魔裟斗、小川直也、山本KID徳郁、武尊の4人のレジェンドファイターが選んだアマチュア選手をトーナメントで競わせる「格闘代理戦争」。


決勝戦は、武尊推薦ファイター・中嶋志津麻と魔裟斗推薦ファイター・松村英明との対戦となったが、両陣営の特訓および合宿から見える戦略を秘策が見えてきた。魔裟斗は約2か月前の練習開始からマンツーマンで松村を徹底指導、フィジカルだけでなく頭脳面も鍛え上げる。そして、「倒し方はすでに判っている」と断言した。


魔裟斗陣営は、改めて中嶋の1回戦を分析。「中嶋は遠い距離から蹴ってくる、懐が深い。自分から前に出て距離を潰した方が良い」という判断。その他にも「ステップでかわすタイプの選手、一見パンチは早そうだが実際はそれほど早くない、モーションのあるパンチは実際体感すると遅い」など、対戦相手の特徴を次々と挙げ丸裸にしていく。


やはり1回戦での前蹴りなどを主体にした距離の取り方など中嶋の特徴を見た上で、「中嶋がパンチ連打で来た場合は下がらずに前にでて内に入ってよってパンチを防御する」相手のペースに持って行かれないようにしっかり撃つ「中嶋のファイトスタイルに合わせず自分からプレッシャーをかける」、これは中嶋側が「一発もらわないように、撃ち合わない」という戦術に強引に入り込んで勝負に出ることを意味する。


改めて魔裟斗は「アマチュア選手らしい粗い戦い方。その粗さに付き合わない」という基本となる戦い方を指南、一方松村は魔裟斗のアドバイスを理解した上で「自分の距離ではガンガン当てていく」と言う。

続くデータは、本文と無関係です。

Wraps the fast epilogue strip loop in a lambda instantiated per runtime-uniform form (rope on/off, q scaling on/off, row mask on/off). Unused rope-table loads, rowkeep byte loads and select logic are dropped on paths that do not need them. The per-row sequence/position division loop is replaced by an incremental offset with a precomputed wrap delta. Rope, bias and residual math now use packed f32x2 ops via inline asm, and the LN path reuses the packed bf16 output. Code size and register pressure grow from the multiple instantiations, and the inline asm may constrain scheduling.

```diff
diff --git a/f5-tts_amd/csrc/gemm_impl.h b/f5-tts_amd/csrc/gemm_impl.h
--- a/f5-tts_amd/csrc/gemm_impl.h
+++ b/f5-tts_amd/csrc/gemm_impl.h
@@ -262,6 +262,25 @@
     store16_rs<AUX>(r, elem * 4u + 16u, u32x4{__float_as_uint(x.v[4]), __float_as_uint(x.v[5]), __float_as_uint(x.v[6]),
                                          __float_as_uint(x.v[7])});
   }
+}
+
+template <typename TC>
+F5H_DEV uint32_t pack2(f32x2 v) {
+  typedef TC v2 __attribute__((ext_vector_type(2)));
+  return __builtin_bit_cast(uint32_t, v2{from_f32<TC>(v.x), from_f32<TC>(v.y)});
+}
+template <typename TC>
+F5H_DEV f32x2 unpack2(uint32_t w) {
+  typedef TC v2 __attribute__((ext_vector_type(2)));
+  const v2 h = __builtin_bit_cast(v2, w);
+  return f32x2{to_f32(h[0]), to_f32(h[1])};
+}
+F5H_DEV f32x2 rope_pair(f32x2 ab, f32x2 cs) {
+  f32x2 pc, ps, r;
+  asm("v_pk_mul_f32 %0, %1, %2 op_sel_hi:[1,0]" : "=v"(pc) : "v"(ab), "v"(cs));
+  asm("v_pk_mul_f32 %0, %1, %2 op_sel:[1,1] op_sel_hi:[0,1]" : "=v"(ps) : "v"(ab), "v"(cs));
+  asm("v_pk_add_f32 %0, %1, %2 neg_lo:[0,1]" : "=v"(r) : "v"(pc), "v"(ps));
+  return r;
 }
 
 typedef unsigned u32x2_t __attribute__((ext_vector_type(2)));
@@ -364,18 +383,13 @@
   if constexpr (EPI == EPI_RESID || EPI == EPI_RESID16)
     if (g.gate) gate8 = load8(g.gate + col);
   int which = 0, head = 0, dh = 0;
-  bool rope_on = false;
-  float qsc = 1.f;
   __amdgpu_buffer_rsrc_t dst;
   if constexpr (EPI == EPI_QKV) {
     static_assert(WN <= 64 && 64 % WN == 0, "a wave's columns lie in one head");
     const int inner = g.heads * 64;
     which = __builtin_amdgcn_readfirstlane(fdiv(cbase, inner));
-    const int hc = col - which * inner;
-    head = hc >> 6;
-    dh = hc & 63;
-    rope_on = which < 2 && head < g.rope_heads;
-    qsc = (which == 0 && g.q_scale != 0.f) ? g.q_scale : 1.f;
+    head = __builtin_amdgcn_readfirstlane((cbase - which * inner) >> 6);
+    dh = col & 63;
     dst = rsrc_of(which == 0 ? g.q : (which == 1 ? g.k : g.v), qkv_dst_elems(g, g.qkv_dst_len ? fdiv(g.M, g.seq_len) : 0) * sizeof(TC));
   } else {
     constexpr int OES = (EPI == EPI_STORE || EPI == EPI_RESID || EPI == EPI_INPROJ) ? 4 : (int)sizeof(TC);
@@ -393,23 +407,33 @@
   };
   const __amdgpu_buffer_rsrc_t rk = rsrc_of(g.rowkeep, g.rowkeep ? (uint64_t)g.M : 0);
   const bool masked = g.rowkeep != nullptr;
-  int pf_sq[TPC], pf_pos[TPC], ps_sq[TPC], ps_pos[TPC];
+  uint32_t w_pos[TPC], w_off[TPC];
+  const int q16 = EPI == EPI_QKV ? __builtin_amdgcn_readfirstlane(fdiv(16, g.seq_len)) : 0;
+  const int r16 = 16 - q16 * g.seq_len;
+  const uint32_t d_stay = (uint32_t)((q16 * g.heads * dlen + r16) * 64);
+  const uint32_t d_wrap = d_stay + (uint32_t)((g.heads * dlen - g.seq_len) * 64);
+  const uint32_t len256 = (uint32_t)g.seq_len * 256u;
   if constexpr (EPI == EPI_QKV) {
 #pragma unroll
     for (int t = 0; t < TPC; ++t) {
       const int row0 = rbase + t * (64 / CH) + lane / CH;
-      pf_sq[t] = ps_sq[t] = fdiv(row0, g.seq_len);
-      pf_pos[t] = ps_pos[t] = row0 - pf_sq[t] * g.seq_len;
-    }
-  }
-  auto advance = [&](int& sq, int& pos) {
-    pos += 16;
-    while (pos >= g.seq_len) {
-      pos -= g.seq_len;
-      ++sq;
-    }
-  };
-  auto fetch = [&](int i, RowIn (&ri)[TPC]) {
+      const int sq = fdiv(row0, g.seq_len);
+      const int pos = row0 - sq * g.seq_len;
+      w_pos[t] = (uint32_t)pos * 256u;
+      w_off[t] = (uint32_t)(((sq * g.heads + head) * dlen + pos) * 64 + dh);
+    }
+  }
+  auto advance = [&](uint32_t& pos, uint32_t& off) {
+    pos += (uint32_t)r16 * 256u;
+    const bool wrap = pos >= len256;
+    pos = wrap ? pos - len256 : pos;
+    off += wrap ? d_wrap : d_stay;
+  };
+  auto strips = [&](auto FORM) __attribute__((always_inline)) {
+  constexpr bool ROT = EPI == EPI_QKV && (decltype(FORM)::value & 1), SCL = EPI == EPI_QKV && (decltype(FORM)::value & 2);
+  constexpr bool MASKED = (EPI == EPI_RESID || EPI == EPI_RESID16) && (decltype(FORM)::value & 1);
+  uint32_t st_off[PD + 1][TPC];
+  auto fetch = [&](int i, RowIn (&ri)[TPC], uint32_t (&so)[TPC]) {
 #pragma unroll
     for (int t = 0; t < TPC; ++t) {
       const int rr = t * (64 / CH) + lane / CH;
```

よって両者の距離の奪い合いというのは、松村vs中嶋戦のキーワードだ。


魔裟斗の指導方法は、あくまでマンツーマンでのレクチャーだ。ミット打ちでも反撃するという激しい内容で一つ一つの動きを確認し、相手の攻撃パターンを想定しながら戦い方を組み立てていく。中嶋の得意な遠い距離を想定したパンチなどを繰り返し反復練習しながら、最終的にマススパーリングで魔裟斗がシュミレーションする中嶋の戦い方を攻略して行く。

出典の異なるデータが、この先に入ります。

# INK-USC/RE-Net

Hardware: NVIDIA H100
Metric: rgcn_aggregate_edge_messages_per_sec (higher is better)
Workload: dtype f32

## Files before the change

renet_b200/csrc/common.cuh:

```cuda
#pragma once
#include <cuda_runtime.h>
#include <stdint.h>
#include <stdio.h>
#include <stdarg.h>

#include "../../include/renet_b200.h"

namespace renet {

void set_error(const char* fmt, ...);
void count_launch(int n = 1);
void note_gemm_kernel(int kernel);
int last_gemm_kernel();

#define RENET_CHECK_ARG(cond, ...)                  \
  do {                                              \
    if (!(cond)) {                                  \
      ::renet::set_error(__VA_ARGS__);              \
      return RENET_ERR_INVALID_ARG;                 \
    }                                               \
  } while (0)

#define RENET_CHECK_CUDA(expr)                                                        \
  do {                                                                                \
    cudaError_t _e = (expr);                                                          \
    if (_e != cudaSuccess) {                                                          \
      ::renet::set_error("%s failed: %s (%s:%d)", #expr, cudaGetErrorString(_e),     \
                         __FILE__, __LINE__);                                         \
      return RENET_ERR_CUDA;                                                          \
    }                                                                                 \
  } while (0)

#define RENET_CHECK_LAUNCH(name)                                                      \
  do {                                                                                \
    cudaError_t _e = cudaGetLastError();                                              \
    if (_e != cudaSuccess) {                                                          \
      ::renet::set_error("launch of %s failed: %s", name, cudaGetErrorString(_e));    \
      return RENET_ERR_CUDA;                                                          \
    }                                                                                 \
    ::renet::count_launch();                                                          \
  } while (0)

constexpr int kNumSMs = 132;

__device__ __forceinline__ float4 ldg_f4(const float* p) {
  return __ldg(reinterpret_cast<const float4*>(p));
}
__device__ __forceinline__ float4 ldg_f4_stream(const float* p) {
  float4 r;
  asm volatile("ld.global.nc.L1::no_allocate.v4.f32 {%0,%1,%2,%3}, [%4];"
               : "=f"(r.x), "=f"(r.y), "=f"(r.z), "=f"(r.w)
               : "l"(p));
  return r;
}
__device__ __forceinline__ void st_f4(float* p, float4 v) { *reinterpret_cast<float4*>(p) = v; }

__device__ __forceinline__ void red_add_f4(float* p, float4 v) {
  asm volatile("red.global.add.v4.f32 [%0], {%1,%2,%3,%4};" ::"l"(p), "f"(v.x), "f"(v.y), "f"(v.z),
               "f"(v.w)
               : "memory");
}

bool deterministic();
int set_deterministic(int on);
int det_scratch(int64_t bytes, cudaStream_t stream, void** out);
int launch_sum_partials(const float* parts, int n_parts, int64_t stride, int64_t rows, int cols, float* out, int64_t ldo,
                        bool accumulate, cudaStream_t stream);
int scatter_add_rows_det(const float* src, int64_t ld, const int32_t* index, const int32_t* outer, float* dst, int64_t n_rows,
                         int d, cudaStream_t stream);

int sgemm_nn(const float* A, const int32_t* a_index, int64_t lda, const float* B, int64_t ldb, float* C,
             int64_t ldc, const float* bias, int64_t M, int32_t N, int32_t K, bool accumulate,
             cudaStream_t stream);
bool sgemm_nn_tiled_ok(const float* A, int64_t lda, const float* B, int64_t ldb, const float* C, int64_t ldc,
                       const float* bias, int32_t N, int32_t K);
int sgemm_nn_ffma(const float* A, const int32_t* a_index, int64_t lda, const float* B, int64_t ldb, float* C,
                  int64_t ldc, const float* bias, int64_t M, int32_t N, int32_t K, bool accumulate, bool naive,
                  cudaStream_t stream);
bool sgemm_tn_tiled_ok(const float* A, int64_t lda, const float* B, int64_t ldb, const float* C, int64_t ldc, int32_t M,
                       int32_t N);
int sgemm_tn(const float* A, const int32_t* a_index, int64_t lda, const float* B, int64_t ldb, float* C,
             int64_t ldc, int32_t M, int32_t N, int64_t K, bool accumulate, cudaStream_t stream, bool naive = false);
int sgemm_nt(const float* A, int64_t lda, const float* B, int64_t ldb, float* C, int64_t ldc,
             int64_t M, int32_t N, int32_t K, bool accumulate, cudaStream_t stream);

int gather_kernel_choice();
constexpr int64_t kStreamMinEdges = 16384;
constexpr int64_t kStreamMinNodes = 16384;
constexpr int64_t kStreamMaxNodes = 40960;
bool gather_use_stream(int64_t E, int64_t N);
void set_stream_debug_buffer(long long* p);

int gemm_mode();
constexpr int64_t kDedupMinRows = 16384;
int64_t umma_packed_bytes(int N, int K);
void set_gemm_debug_buffer(long long* p);
void set_weight_generation(int64_t g);
void* packed_cache_lookup(const void* const* keys, int nkeys, int64_t bytes, bool* hit);
bool umma_shape_ok(int N, int K);
int umma_pack_b(const float* B, int64_t sk, int64_t sn, int N, int K, void* Bp, int tile_offset, cudaStream_t stream);
struct EpiArgs {
  const int32_t* target;
  const float* lse;
  float* pmax;
  float* psum;
  float* tlogit;
  float* dT;
  int64_t ldT;
  float scale;
  const float* dscale;
};
int umma_gemm_prepacked_ex(const float* A, const int32_t* a_index, int64_t lda, const void* Bp, float* C, int64_t ldc,
                           const float* bias, int64_t M, int N, int K, bool accumulate, int batch, int64_t batch_a,
                           int64_t batch_bp, int64_t batch_c, int epi_mode, const EpiArgs& epi, int k_splits, int64_t split_c,
                           cudaStream_t stream);
int umma_gemm_prepacked(const float* A, const int32_t* a_index, int64_t lda, const void* Bp, float* C, int64_t ldc,
                        const float* bias, int64_t M, int N, int K, bool accumulate, int batch, int64_t batch_a,
                        int64_t batch_bp, int64_t batch_c, cudaStream_t stream);
int debug_gemm(int form, int kernel, const float* A, const int32_t* a_index, int64_t lda, const float* B, int64_t ldb, float* C,
               int64_t ldc, const float* bias, int64_t M, int N, int64_t K, bool accumulate, int batch, int64_t batch_a,
               int64_t batch_b, int64_t batch_c, void* ws, int64_t ws_bytes, cudaStream_t stream);

}
```

renet_b200/csrc/rgcn_bwd.cu:

```cuda
#include "common.cuh"
#include "rgcn_tile.cuh"
#include "rgcn_stream.cuh"

namespace renet {
namespace {

constexpr int kWarpsPerCta = 8;

__global__ void relu_mask_kernel(const float* __restrict__ dHout, const float* __restrict__ Hout,
                                 float* __restrict__ P, int64_t n4, int relu) {
  const int64_t i = (int64_t)blockIdx.x * blockDim.x + threadIdx.x;
  if (i >= n4) return;
  float4 g = ldg_f4(dHout + i * 4);
  if (relu) {
    const float4 o = ldg_f4(Hout + i * 4);
    g.x = o.x > 0.f ? g.x : 0.f; g.y = o.y > 0.f ? g.y : 0.f;
    g.z = o.z > 0.f ? g.z : 0.f; g.w = o.w > 0.f ? g.w : 0.f;
  }
  st_f4(P + i * 4, g);
}
__global__ void relu_mask_scalar_kernel(const float* __restrict__ dHout, const float* __restrict__ Hout,
                                        float* __restrict__ P, int64_t n, int relu) {
  const int64_t i = (int64_t)blockIdx.x * blockDim.x + threadIdx.x;
  if (i >= n) return;
  P[i] = (relu && !(Hout[i] > 0.f)) ? 0.f : dHout[i];
}

__global__ void transpose_kernel(const float* __restrict__ src, float* __restrict__ dst, int rows, int cols) {
  __shared__ float tile[32][33];
  const int r0 = blockIdx.x * 32, c0 = blockIdx.y * 32;
  for (int i = threadIdx.y; i < 32; i += 8) {
    int r = r0 + i, c = c0 + threadIdx.x;
    tile[i][threadIdx.x] = (r < rows && c < cols) ? src[(int64_t)r * cols + c] : 0.f;
  }
  __syncthreads();
  for (int i = threadIdx.y; i < 32; i += 8) {
    int c = c0 + i, r = r0 + threadIdx.x;
    if (r < rows && c < cols) dst[(int64_t)c * rows + r] = tile[threadIdx.x][i];
  }
}
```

トライアル時から短期間で行われてきた「格闘代理戦争」のスケジュールでの勝利を追求して来た魔裟斗。1回戦もさることながら、自陣の松村の強い部分・弱い部分を鋭く分析し実践に基づいた戦い方を指南して来たが、最後に口にしたのは奇しくも武尊と同じく「折れない気持ち」だった。


「試合でキツイ時は、よりキツかった練習のことを思い出す。だから心も鍛えられている。毎日緊張するのはオレの練習が苦しいことをするから緊張する。自分も現役時代にジムに行く前は緊張していた。心拍数が180とか190まで上がることがどれくらい苦しいか判っているから。それをやっているか、やっていないかが気持ちの強い選手と弱い選手を分ける。そこで追い込んでない選手は気持ちが折れてしまう」とやはり心理面での分析も含め非常にロジカルな印象だ。


松村自身も、アマチュアでの志なかばから社会人として仕事を経て、プロのK-1ファイターになる戦いへの背水の陣となるのが今回の中嶋戦となる。新旧K-1対決という表現以上に重い人生を賭けた戦争を見守りたい。